*** Records for this exercise ***
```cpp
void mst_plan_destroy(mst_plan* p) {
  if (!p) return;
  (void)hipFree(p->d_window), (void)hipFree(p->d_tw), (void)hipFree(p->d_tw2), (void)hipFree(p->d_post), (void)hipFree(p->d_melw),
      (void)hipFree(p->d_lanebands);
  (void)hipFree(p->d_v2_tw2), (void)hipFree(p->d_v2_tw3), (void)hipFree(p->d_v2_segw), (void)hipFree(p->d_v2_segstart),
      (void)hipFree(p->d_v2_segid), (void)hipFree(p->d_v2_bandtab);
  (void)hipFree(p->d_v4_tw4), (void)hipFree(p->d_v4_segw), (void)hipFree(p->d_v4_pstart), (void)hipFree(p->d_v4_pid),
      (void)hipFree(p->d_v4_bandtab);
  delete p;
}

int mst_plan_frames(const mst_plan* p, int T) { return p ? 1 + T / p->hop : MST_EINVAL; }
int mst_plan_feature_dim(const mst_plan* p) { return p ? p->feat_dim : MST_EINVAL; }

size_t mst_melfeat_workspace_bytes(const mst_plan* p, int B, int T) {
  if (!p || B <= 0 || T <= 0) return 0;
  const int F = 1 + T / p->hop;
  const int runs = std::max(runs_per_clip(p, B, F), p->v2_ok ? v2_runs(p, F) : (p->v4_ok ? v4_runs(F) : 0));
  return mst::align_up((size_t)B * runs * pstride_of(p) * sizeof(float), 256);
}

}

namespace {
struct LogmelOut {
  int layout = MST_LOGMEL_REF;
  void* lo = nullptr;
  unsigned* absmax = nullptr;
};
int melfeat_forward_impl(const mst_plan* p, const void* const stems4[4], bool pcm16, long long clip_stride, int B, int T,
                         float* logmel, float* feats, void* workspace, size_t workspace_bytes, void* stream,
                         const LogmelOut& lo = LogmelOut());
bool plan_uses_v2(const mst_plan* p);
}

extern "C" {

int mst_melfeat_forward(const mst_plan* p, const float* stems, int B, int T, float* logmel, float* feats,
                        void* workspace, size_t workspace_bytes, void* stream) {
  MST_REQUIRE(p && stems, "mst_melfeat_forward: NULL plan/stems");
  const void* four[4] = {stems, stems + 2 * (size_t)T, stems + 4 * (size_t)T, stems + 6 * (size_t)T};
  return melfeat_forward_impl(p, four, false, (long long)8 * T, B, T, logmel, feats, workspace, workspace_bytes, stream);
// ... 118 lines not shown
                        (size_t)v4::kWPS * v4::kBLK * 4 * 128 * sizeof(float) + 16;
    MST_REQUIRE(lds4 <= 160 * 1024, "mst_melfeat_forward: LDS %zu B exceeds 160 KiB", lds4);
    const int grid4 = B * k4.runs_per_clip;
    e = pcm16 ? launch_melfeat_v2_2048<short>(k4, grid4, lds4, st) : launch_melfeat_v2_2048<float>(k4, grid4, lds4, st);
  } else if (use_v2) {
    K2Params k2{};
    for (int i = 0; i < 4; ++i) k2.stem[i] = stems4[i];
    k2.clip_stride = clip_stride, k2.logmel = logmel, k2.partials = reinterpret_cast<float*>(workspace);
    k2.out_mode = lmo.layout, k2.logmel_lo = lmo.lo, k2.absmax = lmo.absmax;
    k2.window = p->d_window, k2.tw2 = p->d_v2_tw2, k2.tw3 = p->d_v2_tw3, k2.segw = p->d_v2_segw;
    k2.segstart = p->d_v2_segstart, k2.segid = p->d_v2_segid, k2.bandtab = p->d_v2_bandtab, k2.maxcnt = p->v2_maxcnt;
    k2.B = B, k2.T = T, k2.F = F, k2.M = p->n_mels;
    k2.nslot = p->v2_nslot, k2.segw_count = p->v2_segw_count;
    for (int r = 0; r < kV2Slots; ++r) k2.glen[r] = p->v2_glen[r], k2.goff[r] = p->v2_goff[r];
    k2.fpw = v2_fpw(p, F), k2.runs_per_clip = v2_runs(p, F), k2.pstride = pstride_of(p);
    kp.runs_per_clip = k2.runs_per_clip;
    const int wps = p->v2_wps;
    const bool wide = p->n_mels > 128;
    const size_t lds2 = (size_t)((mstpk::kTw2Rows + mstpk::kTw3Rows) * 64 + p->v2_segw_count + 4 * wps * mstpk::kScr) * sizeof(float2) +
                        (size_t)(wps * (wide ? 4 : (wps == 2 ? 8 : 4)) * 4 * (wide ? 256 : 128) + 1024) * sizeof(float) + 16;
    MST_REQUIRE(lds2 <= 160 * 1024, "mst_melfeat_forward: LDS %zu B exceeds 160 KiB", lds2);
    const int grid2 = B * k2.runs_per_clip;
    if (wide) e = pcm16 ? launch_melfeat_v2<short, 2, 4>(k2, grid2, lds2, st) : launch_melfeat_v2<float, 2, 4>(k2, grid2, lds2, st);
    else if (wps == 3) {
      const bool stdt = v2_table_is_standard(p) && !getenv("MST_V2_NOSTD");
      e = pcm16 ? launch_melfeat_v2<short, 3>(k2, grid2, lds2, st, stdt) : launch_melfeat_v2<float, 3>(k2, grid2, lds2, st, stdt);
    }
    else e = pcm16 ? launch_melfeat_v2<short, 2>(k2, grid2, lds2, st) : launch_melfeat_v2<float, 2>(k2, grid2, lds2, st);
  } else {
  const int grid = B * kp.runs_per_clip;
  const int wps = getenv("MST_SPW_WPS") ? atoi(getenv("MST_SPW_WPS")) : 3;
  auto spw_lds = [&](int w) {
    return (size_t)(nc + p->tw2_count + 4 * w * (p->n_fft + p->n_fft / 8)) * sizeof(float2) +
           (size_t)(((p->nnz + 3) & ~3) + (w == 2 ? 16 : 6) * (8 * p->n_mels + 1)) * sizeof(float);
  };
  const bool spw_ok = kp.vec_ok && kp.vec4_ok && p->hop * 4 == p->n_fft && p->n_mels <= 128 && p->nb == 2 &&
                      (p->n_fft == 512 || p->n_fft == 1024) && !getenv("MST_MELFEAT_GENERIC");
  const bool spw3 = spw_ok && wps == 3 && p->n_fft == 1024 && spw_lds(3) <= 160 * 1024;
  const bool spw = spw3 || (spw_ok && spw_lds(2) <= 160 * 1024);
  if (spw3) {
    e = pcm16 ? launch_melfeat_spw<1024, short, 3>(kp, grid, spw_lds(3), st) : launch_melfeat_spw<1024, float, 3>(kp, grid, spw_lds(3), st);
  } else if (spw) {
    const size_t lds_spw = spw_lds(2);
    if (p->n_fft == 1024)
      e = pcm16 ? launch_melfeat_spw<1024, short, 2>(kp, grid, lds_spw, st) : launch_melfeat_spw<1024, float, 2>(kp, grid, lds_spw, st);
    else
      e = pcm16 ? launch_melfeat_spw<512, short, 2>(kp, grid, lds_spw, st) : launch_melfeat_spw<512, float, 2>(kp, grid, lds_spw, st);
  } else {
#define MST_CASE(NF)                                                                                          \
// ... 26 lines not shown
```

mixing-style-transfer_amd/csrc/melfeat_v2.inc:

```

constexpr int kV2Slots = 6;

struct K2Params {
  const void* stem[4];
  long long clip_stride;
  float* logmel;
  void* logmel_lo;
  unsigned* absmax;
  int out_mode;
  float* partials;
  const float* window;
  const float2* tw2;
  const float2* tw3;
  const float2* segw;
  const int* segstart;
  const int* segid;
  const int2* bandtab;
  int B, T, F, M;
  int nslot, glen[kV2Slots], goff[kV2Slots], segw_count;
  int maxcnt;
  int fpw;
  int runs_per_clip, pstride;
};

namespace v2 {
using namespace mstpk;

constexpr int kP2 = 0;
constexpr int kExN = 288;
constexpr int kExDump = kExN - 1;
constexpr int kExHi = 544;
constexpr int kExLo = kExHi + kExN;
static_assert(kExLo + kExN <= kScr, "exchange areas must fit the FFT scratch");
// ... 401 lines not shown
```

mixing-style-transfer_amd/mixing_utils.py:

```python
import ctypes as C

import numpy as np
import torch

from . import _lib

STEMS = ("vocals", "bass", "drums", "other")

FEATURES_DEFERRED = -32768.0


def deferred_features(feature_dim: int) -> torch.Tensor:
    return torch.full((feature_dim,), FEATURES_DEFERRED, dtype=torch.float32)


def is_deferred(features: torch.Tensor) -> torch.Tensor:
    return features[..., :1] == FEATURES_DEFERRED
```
*** End of Records for this exercise ***
• **Problem to work on**:
Scan the records above for the word "maxcnt". Show each line in which it appears.

• **Result**:
    k2.segstart = p->d_v2_segstart, k2.segid = p->d_v2_segid, k2.bandtab = p->d_v2_bandtab, k2.maxcnt = p->v2_maxcnt;
  int maxcnt;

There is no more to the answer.